Design-matrix helpers¶
Python helper classes for the out-of-RAM backends. Used in place of a numpy array when fitting:
design = skein_glm.MmapDesignF64("X.bin", n_rows=n, n_cols=p)
model = skein_glm.MCPPathRegressor(...).fit(design, y)
Estimators with mmap / chunked support sniff isinstance(x, ...) to
route through to the corresponding _mmap / _chunked PyO3 entry
points. v1 estimator coverage: MCPPathRegressor and
LogisticMCPPathRegressor. Other estimators raise a clear error
if handed a Mmap* or Chunked* design — expanding coverage is
mechanical and tracked on the M4.x roadmap.
See Concepts: Backends for the storage model and when to use each helper.
Memory-mapped (single file)¶
- class skein_glm.mmap.MmapDesignF64(path, n_rows, n_cols)[source]¶
Bases:
objectReference to an on-disk column-major f64 matrix.
The constructor validates dimensions against file size; it does not open the mapping (the Rust side mmaps lazily inside each _mmap solve).
- Parameters:
path (str | os.PathLike)
n_rows (int)
n_cols (int)
- class skein_glm.mmap.MmapDesignF32(path, n_rows, n_cols)[source]¶
Bases:
objectReference to an on-disk column-major f32 matrix.

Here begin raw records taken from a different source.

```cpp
#include "../../include/rsrl_hip.h"
#pragma GCC visibility push(hidden)
#define RSRL_API_BEGIN _Pragma("GCC visibility push(default)") extern "C" {
#define RSRL_API_END } _Pragma("GCC visibility pop")
#include "launch.hpp"
#include "models.hpp"
#include "model_list.hpp"
#include "kernels_wave.hpp"
#include "kernels_lambda.hpp"
#include "kernels_gq.hpp"
// ... 147 lines not shown
    {AgentFamily::GqGeneric, "k_train_gq_mem", 256, Slots::Block, Handle::Agent, 0},
    {AgentFamily::LambdaTile, "k_lambda_tile", 256, Slots::Learner, Handle::Agent, 0},
    {AgentFamily::WaveLambda, "k_wave_lambda", 256, Slots::WaveBlock, Handle::Agent, kWave},
    {AgentFamily::LambdaGeneric, "k_train_lambda_mem", 256, Slots::Block64, Handle::Agent, 0},
    {AgentFamily::LambdaReg, "k_train_lambda", 4096, Slots::Block, Handle::Agent, 0},
    {AgentFamily::WaveControl, "k_train_wave", 256, Slots::WaveBlock, Handle::Wave, kWave},
    {AgentFamily::RegStep, "k_step_reg", 4096, Slots::Block, Handle::Model, kCarriesQ},
    {AgentFamily::RegFused, "k_train_reg", 4096, Slots::Block, Handle::Model, kCarriesQ},
    {AgentFamily::Generic, "k_train_mem", 256, Slots::Block, Handle::Model, 0},
    {AgentFamily::Hiv, "k_hiv_train", 16, Slots::Block, Handle::Agent, 0},
    {AgentFamily::AcReg, "k_train_ac", 4096, Slots::Block, Handle::Agent, kPolicyW},
    {AgentFamily::TdAcReg, "k_train_tdac", 4096, Slots::Block, Handle::Agent, kPolicyW | kVCritic},
    {AgentFamily::ReinforceReg, "k_train_reinforce", 4096, Slots::Block, Handle::Agent, kPolicyW},
    {AgentFamily::LstdReg, "k_train_lstd", 32, Slots::LstdGroup, Handle::Agent, kLstd},
    {AgentFamily::TdAcLstdReg, "k_train_tdac_lstd", 32, Slots::LstdGroup, Handle::Agent, kPolicyW | kVCritic | kLstd},
};
constexpr bool family_rows_in_order() {
    for (size_t i = 0; i < sizeof(kFamily) / sizeof(kFamily[0]); ++i) if ((size_t)kFamily[i].family != i) return false;
    return true;
}
static_assert(sizeof(kFamily) / sizeof(kFamily[0]) == kAgentFamilies && family_rows_in_order(), "kFamily: one row per AgentFamily value, in the enum's order");
static inline bool is_wave_family(AgentFamily f) { return kFamily[(size_t)f].can & kWave; }

struct Switches {
    bool no_graph = false;
    bool no_persist = false;
    bool no_trait_defer = false;
    bool k1_feature_major = false;
    int k1_quad = -1;
    int sparse_chunk = 0;
    long peer_timeout_ms = 0;
    bool no_wave_pk = false;
    bool no_reg_producer = false;
};

struct rsrl_hip_ctx {
    rsrl_hip_config cfg{};
    AgentFamily family = AgentFamily::Generic;
    const char* train_kernel = "";
    Switches sw;
    int D = 0, A = 0, F = 0;
    hipStream_t stream = nullptr;
    bool own_stream = false;
    float* state = nullptr; int32_t* action = nullptr; uint32_t* ep_step = nullptr;
    float* W = nullptr; float* dW = nullptr;
    int Aw = 0;
    long long* dW_rep = nullptr; int n_rep = 1;
    long long* sh_tab = nullptr;
    long long* h_fx = nullptr;
    bool tile_slice = false;
    uint16_t* sc_keys = nullptr;
    float* sc_terms = nullptr;
    uint64_t sh_tab_t = 0;
    float* W2 = nullptr;
    int sh_par = 0;
    unsigned sh_rows = 0;
    float* qcache = nullptr;
    float* qs_buf = nullptr; uint32_t* qs_head = nullptr; uint32_t* qs_len = nullptr;
    float* eps = nullptr;
    uint16_t* sp_keys = nullptr; float* sp_vals = nullptr; uint32_t* sp_len = nullptr;
    bool sp_lds = false;
    float* Z = nullptr;
    float* Zb = nullptr;
    float* ret_g = nullptr;
    double* hiv_y = nullptr;
    double* lstd_theta = nullptr;
    double* lstd_mat = nullptr;
    double* lstd_mu = nullptr;
    bool q_valid = false;
    float* tq_key = nullptr;
    float* tq_q = nullptr;
    bool tq_valid = false;
    struct TraitPend { int stage = 0; const int32_t* act = nullptr; float* from = nullptr; float* to = nullptr; float* rew = nullptr;
                       uint8_t* term = nullptr; float* td = nullptr; uint64_t t_handle = 0; } tp;
    uint8_t* flags = nullptr;
    size_t w_elems = 0; size_t dw_elems = 0; size_t w_bytes = 0; size_t z_bytes = 0;
    int64_t w_stride = 0;
    int64_t w_ls = 1;
    DevStats* d_stats = nullptr; DevStats* h_stats = nullptr;
    size_t n_stat_slots = 0;
    bool k1_quad = false;
    bool reg_producer = false;
    uint64_t t = 0;
    int64_t pending = 0;
    uint64_t api_calls = 0;
    uint64_t rollout_calls = 0;
    Scratch scratch[8];
    std::vector<void**> owned;
    bool timing = false;
    std::vector<std::pair<hipEvent_t, hipEvent_t>> events;
    std::vector<uint32_t> event_launches;
    size_t events_used = 0;
    uint64_t* d_t = nullptr;
    DynParams* d_dyn = nullptr;
    DynParams dyn_uploaded{};
    bool dyn_valid = false;
    hipGraph_t step_graph = nullptr;
    hipGraphExec_t step_graph_exec = nullptr;
    Common step_graph_key{};
    int step_graph_kind = 0;
    const char* kernel_name = "";
    ncclComm_t comm = nullptr;
    int n_simd = 1024;
    int world_size = 1, rank = 0;
    bool multi = false;
    uint2* peer_recv = nullptr; size_t peer_recv_bytes = 0; int peer_world = 0;
    std::vector<void*> peer_ptrs; std::vector<char> peer_opened;
    uint2** d_peer_ptrs = nullptr;
    uint32_t* d_peer_err = nullptr;
    uint64_t peer_seq = 0;
    uint64_t peer_timeout = 400000000ull;
    size_t peer_old_bytes = 0;
    unsigned long long* px_A = nullptr; unsigned long long* px_B = nullptr; bool px_B_owned = false;
    unsigned long long** d_px_Bptrs = nullptr;
    uint64_t px_seq = 0;
// ... 301 lines not shown
```

### rsrl_amd/csrc/kernels_reg.hpp

```cpp
#pragma once

#include "device_core.hpp"

namespace rsrl {

struct DevStats {
    unsigned long long env_steps, episodes, episodes_truncated, sum_episode_steps;
    double sum_abs_td_error, sum_reward;
};

struct DynParams { PolicyParams pol, apol; };
struct Common {
    const DynParams* dyn;
    int64_t n_envs;
    int64_t env_offset;
    uint64_t seed;
    PolicyParams pol;
    PolicyParams apol;
    int apol_same;
    AlgoParams alg;
    uint32_t max_episode_steps;
    float* state;
    int32_t* action;
    uint32_t* ep_step;
// ... 286 lines not shown
        else if (q[i] > mx) { mx = q[i]; mask = (1u << i); }
    }
    mx_out = mx;
    return mask;
}
template <int A>
__device__ __forceinline__ float policy_eval_sa(const PolicyParams& pp, const float (&q)[A], int a) {
    if (pp.kind == POL_SOFTMAX) return select_a<A>(q, a);
    if (pp.kind == POL_RANDOM) return 1.0f / (float)A;
    float mx;
    const uint32_t mask = argmaxima_mask_max<A>(q, mx);
    const float pg = ((mask >> a) & 1u) ? 1.0f / (float)max(1, __popc(mask)) : 0.0f;
    if (pp.kind == POL_GREEDY) return pg;
    return pp.eps / (float)A + (1.0f - pp.eps) * pg;
}

template <int A>
__device__ __forceinline__ int find_min(const float (&q)[A], float& val) {
    int bi = 0; float bv = q[0];
#pragma unroll
    for (int i = 1; i < A; ++i) { if (!(bv < q[i])) { bi = i; bv = q[i]; } }
    val = bv;
    return bi;
}
template <int A>
__device__ __forceinline__ float expected_value(const float (&q)[A], const float (&p)[A]) {
    float acc = 0.0f;
#pragma unroll
    for (int i = 0; i < A; ++i) acc = acc + q[i] * p[i];
    return acc;
}


__device__ __forceinline__ const Common& step_common(const Common& c) { return c; }
__device__ __forceinline__ const Common& step_common(const Common* c) { return *c; }
template <int DOMAIN, int ORDER, int ALGO, int POLICY, bool ESCHED, bool STATS, int D, class Pre, int A, int F, bool PK, class C>
__device__ __forceinline__ auto reg_step(float (&s)[D], int& a, Pre& pre_s, uint32_t& ep, const uint32_t& cap, WBuf<A, F, PK>& w, QCarry& q_s, const AlgoParams& alg,
                                         PolicyParams& pol, const C& c, float& facc_abs, float& facc_r, uint32_t& n_ep, uint32_t& n_trunc) {
    using Dom = Domain<DOMAIN>;
    using Bas = FourierReg<DOMAIN, ORDER>;
    using Phi = PhiBuf<F, PK>;
    return [&](const Phi& phi_s, Phi& phi_n, const U4& x, const U4& xin) {
        float ns[D];
#pragma unroll
        for (int d = 0; d < D; ++d) ns[d] = s[d];
        float r;
        const bool term = Dom::step(ns, a, r, pre_s);
        ep += 1;
        const bool trunc = !term && cap > 0 && ep >= cap;
        if (term) Dom::reset(ns);
        pre_s = Dom::pre(ns);
        float q_n[A];
        { float ph[F]; Bas::project(ns, ph); phi_n.set(ph); }
        w.q(phi_n, q_n);
        static_assert(A <= 3, "ActionMask covers three actions");
        const ActionMask am(a);
        const float qsa = A > 2 ? bitsel(am.m2, q_s.v2, bitsel(am.m1, q_s.v1, q_s.v0)) : bitsel(am.m1, q_s.v1, q_s.v0);
        const float q_s_all[3] = {q_s.v0, q_s.v1, q_s.v2};
        float e;
        float delta;
        if constexpr (ALGO == ALG_PAL) {
            float qs_arr[A];
#pragma unroll
            for (int b = 0; b < A; ++b) qs_arr[b] = q_s_all[b];
            delta = td_error_pal<A>(alg, qs_arr, q_n, a, r, term, e);
        } else {
            delta = td_error_ap<A, ALGO>(alg, pol, step_common(c), qsa, q_n, r, term, xin, e);
        }
        const float scale = alg.lr * e;
        {
            float sb[A];
#pragma unroll
            for (int b = 0; b < A; ++b) sb[b] = and_mask(am.of(b), scale);
            w.axpy(sb, phi_s);
        }
        {
            const float dot = Phi::dot(phi_s, phi_n);
#pragma unroll
            for (int b = 0; b < A; ++b) q_n[b] = bitsel(am.of(b), fmaf(scale, dot, q_n[b]), q_n[b]);
        }
        if constexpr (ESCHED) learner_eps_step(step_common(c), term | trunc, pol);
        int na = policy_sample<A, true>(pol, q_n, x);
        if constexpr (STATS) {
            facc_abs += fabsf(delta);
            facc_r += r;
            n_ep += term ? 1u : 0u;
        }
        ep = term ? 0u : ep;
        if (__builtin_expect(trunc, 0)) {
            if constexpr (STATS) { n_ep += 1; n_trunc += 1; }
            ep = 0;
            Dom::reset(ns);
            pre_s = Dom::pre(ns);
            { float ph[F]; Bas::project(ns, ph); phi_n.set(ph); }
            w.q(phi_n, q_n);
            na = policy_sample<A, true>(pol, q_n, x);
        }
#pragma unroll
        for (int d = 0; d < D; ++d) s[d] = ns[d];
        q_s.set<A>(q_n);
        a = na;
    };
}

template <int DOMAIN, int ORDER, int ALGO, int POLICY, bool ESCHED = false>
__global__ __launch_bounds__(kBlock, 2) void k_train_reg(Common c, uint64_t t0, int n_steps, DevStats* __restrict__ stats) {
    using Dom = Domain<DOMAIN>;
    using Bas = FourierReg<DOMAIN, ORDER>;
    constexpr int D = Dom::D, A = Dom::A, F = Bas::F;
    const int64_t i = (int64_t)blockIdx.x * blockDim.x + threadIdx.x;
    const int64_t N = c.n_envs;
    char* __restrict__ const wblk = reinterpret_cast<char*>(c.W + (int64_t)blockIdx.x * blockDim.x * c.w_ls);
    const uint32_t wlane = threadIdx.x * (uint32_t)c.w_ls * 4u;
    const int64_t wrow = c.w_stride * 4;

    uint32_t n_ep = 0, n_trunc = 0, sum_len = 0;
    double sum_abs = 0.0, sum_r = 0.0;

    if (i < N) {
        PolicyParams pol = c.pol; pol.kind = POLICY;
        if constexpr (ESCHED) learner_eps_load(c, i, pol);
        AlgoParams alg = c.alg; alg.kind = ALGO;
        const uint32_t gid = (uint32_t)(c.env_offset + i);
        const uint32_t cap = c.max_episode_steps;
        float s[D];
#pragma unroll
        for (int d = 0; d < D; ++d) s[d] = c.state[(int64_t)d * N + i];
        int a = c.action[i];
        uint32_t ep = c.ep_step[i];
// ... 386 lines not shown
```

Half the bytes per element vs. MmapDesignF64, with f32→f64 conversion done on each column read inside the solver. Equivalent to the f64 path up to f32 truncation error (~1e-7 relative).
- Parameters:
path (str | os.PathLike)
n_rows (int)
n_cols (int)
Row-block-chunked (multiple files)¶
- class skein_glm.mmap.ChunkedDesignF64(chunks, n_cols)[source]¶
Bases:
objectReference to a row-block-chunked on-disk f64 matrix.

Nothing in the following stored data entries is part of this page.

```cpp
template <int D, bool CAUSAL>
__global__ void __launch_bounds__(512, 1) attn_bwd_dkdv_w8_kernel(FastBwdParams p) {
  constexpr int BK = 128, BQ = 32;
  constexpr int TILE = BQ * D * 2;
  using Stg = Stager<D, true, 512>;
  constexpr int CPT = Stg::CPT, KSD = D / 16;
  constexpr int PSZ = 4 * 64 * 16;
  constexpr int POFF = 3 * 2 * TILE;
  constexpr int LOFF = POFF + 2 * 4 * PSZ;
  __shared__ __attribute__((aligned(16))) char smem[LOFF + 3 * 64 * 4];
  static_assert(8 * 32 * D * 2 <= LOFF, "epilogue images of the 8 waves");
  ASTAMP_DECL

  const int tid = threadIdx.x, lane = tid & 63;
  const int wave = __builtin_amdgcn_readfirstlane(tid >> 6);
  const int pw = wave & 3;
  const bool kside = wave < 4;
  const int l32 = lane & 31, hh = lane >> 5;
  const int nkb = p.Sk / BK;
  const int lid = xcd_remap(blockIdx.x, gridDim.x);
  const int kb = lid % nkb, bh = lid / nkb;
  const int b = bh / p.H, h = bh % p.H;
  const int off = p.Sk - p.Sq;
  const int kw = kb * BK + pw * 32;
  const int key = kw + l32;
// ... 105 lines not shown
        for (int i = 0; i < D / 16; ++i) {
          if (i + 2 < D / 16) {
            f[(i + 2) % 3] = tr_frag<D>(Gs, b1, b2, i & 1, (i + 2) >> 1);
            __builtin_amdgcn_sched_group_barrier(0x100, 2, 0);
          }
          acc[i >> 1] = __builtin_amdgcn_mfma_f32_32x32x16_bf16(f[i % 3], (i & 1) ? p1 : p0, acc[i >> 1], 0, 0, 0);
          __builtin_amdgcn_sched_group_barrier(0x8, 1, 0);
        }
      }
      ASTAMP(4);
      asm volatile("" ::: "memory");
      if (t + 1 < total) store_tile(nxt);
      __syncthreads();
      ASTAMP(5);
    };
    int cur = 0;
    for (int t = 0; t < total; ++t) {
      const int nxt = cur == 2 ? 0 : cur + 1;
      v_step(t, cur, nxt);
      cur = nxt;
    }
    __syncthreads();
  } else {
    auto k_step = [&](int t, int cur, int nxt) {
      const char* Qs = smem + cur * 2 * TILE;
      const char* Gs = Qs + TILE;
      const float* ls = reinterpret_cast<const float*>(smem + LOFF) + cur * 64 + 32;
      const float* pb = reinterpret_cast<const float*>(smem + POFF + ((t & 1) * 4 + pw) * PSZ);
      ASTAMP(1);
      f32x16 dpacc;
#pragma unroll
      for (int r = 0; r < 16; ++r) dpacc[r] = 0.f;
      {
        constexpr int PF = 1;
        bf16x8 f[PF + 1];
#pragma unroll
        for (int s = 0; s < PF; ++s) f[s] = row_frag<D>(Gs, be, bo, s);
        __builtin_amdgcn_sched_group_barrier(0x100, PF, 0);
#pragma unroll
        for (int s = 0; s < KSD; ++s) {
          if (s + PF < KSD) {
            f[(s + PF) % (PF + 1)] = row_frag<D>(Gs, be, bo, s + PF);
            __builtin_amdgcn_sched_group_barrier(0x100, 1, 0);
          }
          dpacc = __builtin_amdgcn_mfma_f32_32x32x16_bf16(f[s % (PF + 1)], rf[s], dpacc, 0, 0, 0);
          __builtin_amdgcn_sched_group_barrier(0x8, 1, 0);
        }
      }
      ASTAMP(2);
      load_tile(min(t + 2, total - 1));
      asm volatile("" ::: "memory");
      bf16x8 s0, s1;
#pragma unroll
      for (int g = 0; g < 4; ++g) {
        const f32x4 pg = *reinterpret_cast<const f32x4*>(pb + (g * 64 + lane) * 4);
        const f32x4 dq4 = *reinterpret_cast<const f32x4*>(ls + 8 * g + 4 * hh);
#pragma unroll
        for (int j = 0; j < 4; ++j) {
          const int r = 4 * g + j;
          const float ds = pg[j] * (dpacc[r] - dq4[j]);
          if (r < 8) s0[r] = (__bf16)ds;
          else s1[r - 8] = (__bf16)ds;
        }
      }
      ASTAMP(3);
      {
        bf16x8 f[3];
        f[0] = tr_frag<D>(Qs, b1, b2, 0, 0);
        f[1] = tr_frag<D>(Qs, b1, b2, 1, 0);
        __builtin_amdgcn_sched_group_barrier(0x100, 4, 0);
#pragma unroll
        for (int i = 0; i < D / 16; ++i) {
          if (i + 2 < D / 16) {
            f[(i + 2) % 3] = tr_frag<D>(Qs, b1, b2, i & 1, (i + 2) >> 1);
            __builtin_amdgcn_sched_group_barrier(0x100, 2, 0);
          }
          acc[i >> 1] = __builtin_amdgcn_mfma_f32_32x32x16_bf16(f[i % 3], (i & 1) ? s1 : s0, acc[i >> 1], 0, 0, 0);
          __builtin_amdgcn_sched_group_barrier(0x8, 1, 0);
        }
      }
      ASTAMP(4);
      asm volatile("" ::: "memory");
      if (t + 2 < total) store_tile(nxt);
      __syncthreads();
      ASTAMP(5);
    };
    if (total > 1) {
// ... 6 lines not shown
      const int nxt = cur == 0 ? 2 : cur - 1;
      k_step(t, cur, nxt);
      cur = cur == 2 ? 0 : cur + 1;
    }
  }
  __builtin_amdgcn_s_setprio(0);
  {
    bf16_t* dst = kside ? p.dk + b * p.dk_sb + h * p.dk_sh + (long long)kw * p.dk_st
                        : p.dv + b * p.dv_sb + h * p.dv_sh + (long long)kw * p.dv_st;
    store_tile_lds<D>(dst, kside ? p.dk_st : p.dv_st, acc, lane, kside ? p.scale : 1.f, smem + wave * 32 * D * 2);
  }
  ASTAMP(6);
  if (!kside) {
    ASTAMP_FLUSH(40);
  } else {
    ASTAMP_FLUSH(56);
  }
}

inline bool offsets_fit(long long rows, long long stride) { return (rows + 128) * stride * 2 < (1ll << 31); }

}

static int g_attn_variant = 3;
KCA_API int kca_attn_set_variant(int v) {
  g_attn_variant = v;
  return 0;
}

KCA_API int kca_attn_fwd_tiled(const void* q, const void* k, const void* v, void* o, float* lse,
                               long long q_sb, long long q_st, long long q_sh, long long k_sb,
                               long long k_st, long long k_sh, long long v_sb, long long v_st,
                               long long v_sh, long long o_sb, long long o_st, long long o_sh,
                               int B, int Sq, int Sk, int H, int Hkv, int d, int causal,
                               float scale, int rowsum_col, int max_col, int* flags, hipStream_t stream) {
  if ((d != 48 && d != 64 && d != 96 && d != 128 && d != 160 && d != 256) || Sq % 128 || Sk % 32 || Sq <= 0 ||
      H % Hkv || !flags)
    return 1;
  if (max_col >= 0 && (max_col != 40 || rowsum_col != 40 || d != 48)) return 1;
  if (d == 48 && causal) return 1;
  if (rowsum_col >= 0 && (rowsum_col != 40 || (d != 64 && d != 48) || causal)) return 1;
  if (causal && Sk < Sq) return 1;
  if (!offsets_fit(Sk, k_st) || !offsets_fit(Sk, v_st)) return 1;
  FastFwdParams p{(const bf16_t*)q, (const bf16_t*)k, (const bf16_t*)v, (bf16_t*)o, lse, flags,
                  q_sb, q_st, q_sh, k_sb, k_st, k_sh, v_sb, v_st, v_sh, o_sb, o_st, o_sh,
                  B, Sq, Sk, H, Hkv, scale};
  dim3 grid((Sq / 128) * B * H);
// ... 93 lines not shown
      hipLaunchKernelGGL((attn_bwd_dkdv_tiled_kernel<96, false>), g1, dim3(256), 0, stream, p);
      hipLaunchKernelGGL((attn_bwd_dq_tiled_kernel<96, false>), g2, dim3(256), 0, stream, p);
    }
  } else if (d == 128) {
    if (causal) {
      hipLaunchKernelGGL((attn_bwd_dkdv_tiled_kernel<128, true>), g1, dim3(256), 0, stream, p);
      hipLaunchKernelGGL((attn_bwd_dq_tiled_kernel<128, true>), g2, dim3(256), 0, stream, p);
    } else {
      hipLaunchKernelGGL((attn_bwd_dkdv_tiled_kernel<128, false>), g1, dim3(256), 0, stream, p);
      hipLaunchKernelGGL((attn_bwd_dq_tiled_kernel<128, false>), g2, dim3(256), 0, stream, p);
    }
  } else {
    if (causal) {
      hipLaunchKernelGGL((attn_bwd_dkdv_tiled_kernel<64, true>), g1, dim3(256), 0, stream, p);
      hipLaunchKernelGGL((attn_bwd_dq_tiled_kernel<64, true>), g2, dim3(256), 0, stream, p);
    } else {
      hipLaunchKernelGGL((attn_bwd_dkdv_tiled_kernel<64, false>), g1, dim3(256), 0, stream, p);
      hipLaunchKernelGGL((attn_bwd_dq_tiled_kernel<64, false>), g2, dim3(256), 0, stream, p);
    }
  }
  return 0;
}

#ifdef KCA_ATTN_STAMPS
KCA_API int kca_attn_stamps(unsigned long long* host, int reset) {
  if (hipMemcpyFromSymbol(host, HIP_SYMBOL(g_attn_stamps), sizeof(unsigned long long) * 64) != hipSuccess) return 1;
  if (reset) {
    unsigned long long z[64] = {0};
    if (hipMemcpyToSymbol(HIP_SYMBOL(g_attn_stamps), z, sizeof(z)) != hipSuccess) return 1;
  }
  return 0;
}
#endif
```

kubernetes_cloud_amd/ops/_lib.py:

```python
from __future__ import annotations

import ctypes
import os
import threading

import torch

_HERE = os.path.dirname(os.path.abspath(__file__))
LIB_DIR = os.path.join(os.path.dirname(_HERE), "_lib")
DEBUG = os.environ.get("KCA_DEBUG", "0") in ("1", "true")
KERNEL_LIB = os.path.join(LIB_DIR, "libkca_kernels_debug.so" if DEBUG else "libkca_kernels.so")
KERNEL_LIB = os.environ.get("KCA_KERNEL_LIB") or KERNEL_LIB
ATTN_VARIANT_ENV = os.environ.get("KCA_ATTN_VARIANT")

_lock = threading.Lock()
_lib = None
_err: str | None = None

P = ctypes.c_void_p
I = ctypes.c_int
LL = ctypes.c_longlong
F = ctypes.c_float

_SIGS = {
# ... 7 lines not shown
    "kca_gelu_bwd": [P, P, P, LL, I, P],
    "kca_quick_gelu_fwd": [P, P, LL, P],
    "kca_quick_gelu_bwd": [P, P, P, LL, P],
    "kca_geglu_fwd": [P, P, LL, I, P],
    "kca_add_bias_nhwc": [P, P, P, P, LL, I, P],
    "kca_add_bias2_nhwc": [P, P, P, P, P, LL, I, P],
    "kca_colsum_bf16": [P, P, I, I, I, P],
    "kca_geglu_bwd": [P, P, P, LL, I, P],
    "kca_rope": [P, P, I, I, LL, I, LL, LL, LL, LL, I, I, P, P, P, F, P],
    "kca_accum_grad": [P, P, F, I, LL, P],
    "kca_accum_grad_pair": [P, P, P, F, LL, P],
    "kca_accum_grad_multi": [P, I, F, P],
    "kca_cast_f32_bf16": [P, P, LL, P],
    "kca_ema": [P, P, F, LL, P],
    "kca_cross_entropy_fwd": [P, LL, P, I, I, I, P, P, P],
    "kca_cross_entropy_bwd": [P, LL, P, P, P, F, I, I, I, P, LL, P],
    "kca_adamw": [P, P, P, P, P, LL, P, F, F, F, F, F, F, F, P, P, P],
    "kca_sumsq": [P, LL, P, P, P],
    "kca_adamw8bit": [P, P, P, P, P, P, P, LL, P, F, F, F, F, F, F, F, P, P, P],
    "kca_clip_coef": [P, F, F, P, P, P, P],
    "kca_attn_fwd": [P] * 5 + [LL] * 12 + [I] * 7 + [F, P, P, I, P, I, I, P, P],
    "kca_attn_bwd_preprocess": [P, P, P, LL, LL, LL, LL, LL, LL, I, I, I, I, P],
    "kca_attn_bwd": [P] * 10 + [LL] * 21 + [I] * 7 + [F, P, P, I, P, P],
    "kca_attn_fwd_wide": [P] * 5 + [LL] * 12 + [I] * 6 + [F, P, P],
    "kca_attn_set_tiled": [I],
    "kca_attn_set_variant": [I],
    "kca_transpose_bf16": [P, LL, P, LL, I, I, P],
    "kca_gelu_fwd_t": [P, LL, P, LL, P, LL, I, I, I, P],
    "kca_gelu_bwd_t": [P, LL, P, LL, P, LL, P, LL, P, I, I, I, P],
    "kca_transpose_colsum": [P, LL, P, LL, P, I, I, P],
    "kca_col_reduce_f32": [P, I, I, P, P, P],
    "kca_accum_grad_2d": [P, P, LL, I, I, F, I, P],
    "kca_groupnorm_fwd": [P, P, P, P, P, P, P, I, I, I, I, F, I, P],
    "kca_groupnorm_bwd": [P, P, P, P, P, P, P, P, P, P, I, I, I, I, I, P],
    "kca_groupnorm_nhwc_ws": [I, I, I],
    "kca_groupnorm_nhwc_fwd": [P, P, P, P, P, P, P, I, I, I, I, F, I, P],
    "kca_groupnorm_nhwc_fwd_add": [P, P, P, P, LL, P, P, P, P, I, I, I, I, F, I, P],
    "kca_groupnorm_nhwc_cat_fwd": [P, P, P, P, P, P, P, P, P, P, I, I, I, I, I, I, F, I, P],
    "kca_groupnorm_nhwc_bwd": [P, P, P, P, P, P, P, P, P, P, I, I, I, I, I, P],
    "kca_skinny_set_smallk": [I],
    "kca_conv3x3_fwd": [P, P, P, P, I, I, I, I, I, P],
    "kca_conv3x3_set_variant": [I],
    "kca_conv3x3_wflip": [P, P, I, I, P],
    "kca_conv3x3_wgrad_splits": [I, I, I, I, I],
    "kca_conv3x3_wgrad": [P, P, P, P, I, I, I, I, I, I, P],
    "kca_skinny_gemm": [P, LL, P, P, P, LL, I, I, I, I, P],
# ... 3 lines not shown
    "kca_ln_rows": [P, LL, P, P, P, LL, P, P, F, P, I, I, P],
    "kca_embed_ln_rows": [P, LL, P, P, P, I, P, LL, P, P, F, P, I, I, P],
    "kca_decode_prep": [P, LL, I, I, I, I, I, I, P, P, P, P, P, P, LL, LL, LL, P, I, I, P],
    "kca_decode_chunk": [I, I, I],
    "kca_decode_set_stamps": [P],
    "kca_decode_attn": [P, LL, P, P, LL, LL, LL, P, P, P, LL, P, LL, I, I, I, I, I, I, F, P, P, I, I, I, P],
    "kca_sd_noise_prep": [P, P, P, P, P, P, P, P, P, I, I, I, I, F, I, ctypes.c_ulonglong, LL, I, P],
    "kca_mse_split_fwd": [P, P, LL, LL, F, P, I, P, P],
    "kca_mse_split_bwd": [P, P, P, LL, LL, F, P, P],
    "kca_sd_lms_step": [P, P, P, P, LL, P, I, I, I, I, I, F, F, F, P],
    "kca_decode_prep_attn": [P, LL, P, P, LL, LL, LL, P, P, P, LL, P, LL, I, I, I, I, I, I, F, P, P, I, I, I, I, P,
                             P, I, I, P],
    "kca_im2col2x2_nhwc": [P, P, I, I, I, I, P],
    "kca_phase_to_dense_nhwc": [P, P, P, I, I, I, I, P],
    "kca_upsample2x_nhwc": [P, P, I, I, I, I, P],
    "kca_dense_to_phase_nhwc": [P, P, I, I, I, I, P],
    "kca_col2im2x2_nhwc": [P, P, I, I, I, I, P],
    "kca_pad_br_nhwc": [P, P, I, I, I, I, P],
    "kca_gemv_dual_ln": [P, P, I, P, P, I, P, P, P, P, P, P, P, F, P, P, P, P, I, P],
    "kca_sample_logits": [P, LL, I, I, I, P, P, P, P, P, P, P, I, P, LL, P, P, P, P, P, I, P],
}
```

Each chunk is a separate column-major raw f64 file with the same n_cols. The solver streams chunk-by-chunk, accumulating Σ_chunks X_chunk[:, j]ᵀ v_chunk for each col_dot call.
Use when n is too large for a single mmap (or your data pipeline already produces shards). Construct from a list of (path, n_rows_per_chunk) tuples; total n_rows is the sum.
>>> chunks = [("chunk_0.bin", 10_000_000), ... ("chunk_1.bin", 10_000_000), ... ("chunk_2.bin", 7_345_678)] >>> design = skein_glm.ChunkedDesignF64(chunks, n_cols=50_000) >>> model = skein_glm.MCPPathRegressor(...).fit(design, y)
- class skein_glm.mmap.ChunkedDesignF32(chunks, n_cols)[source]¶
Bases:
objectReference to a row-block-chunked on-disk f32 matrix.
Same as ChunkedDesignF64 but each chunk holds 4-byte values. Halves the disk footprint and page-cache pressure; pays the same f32→f64 cast on each column read as MmapDesignF32.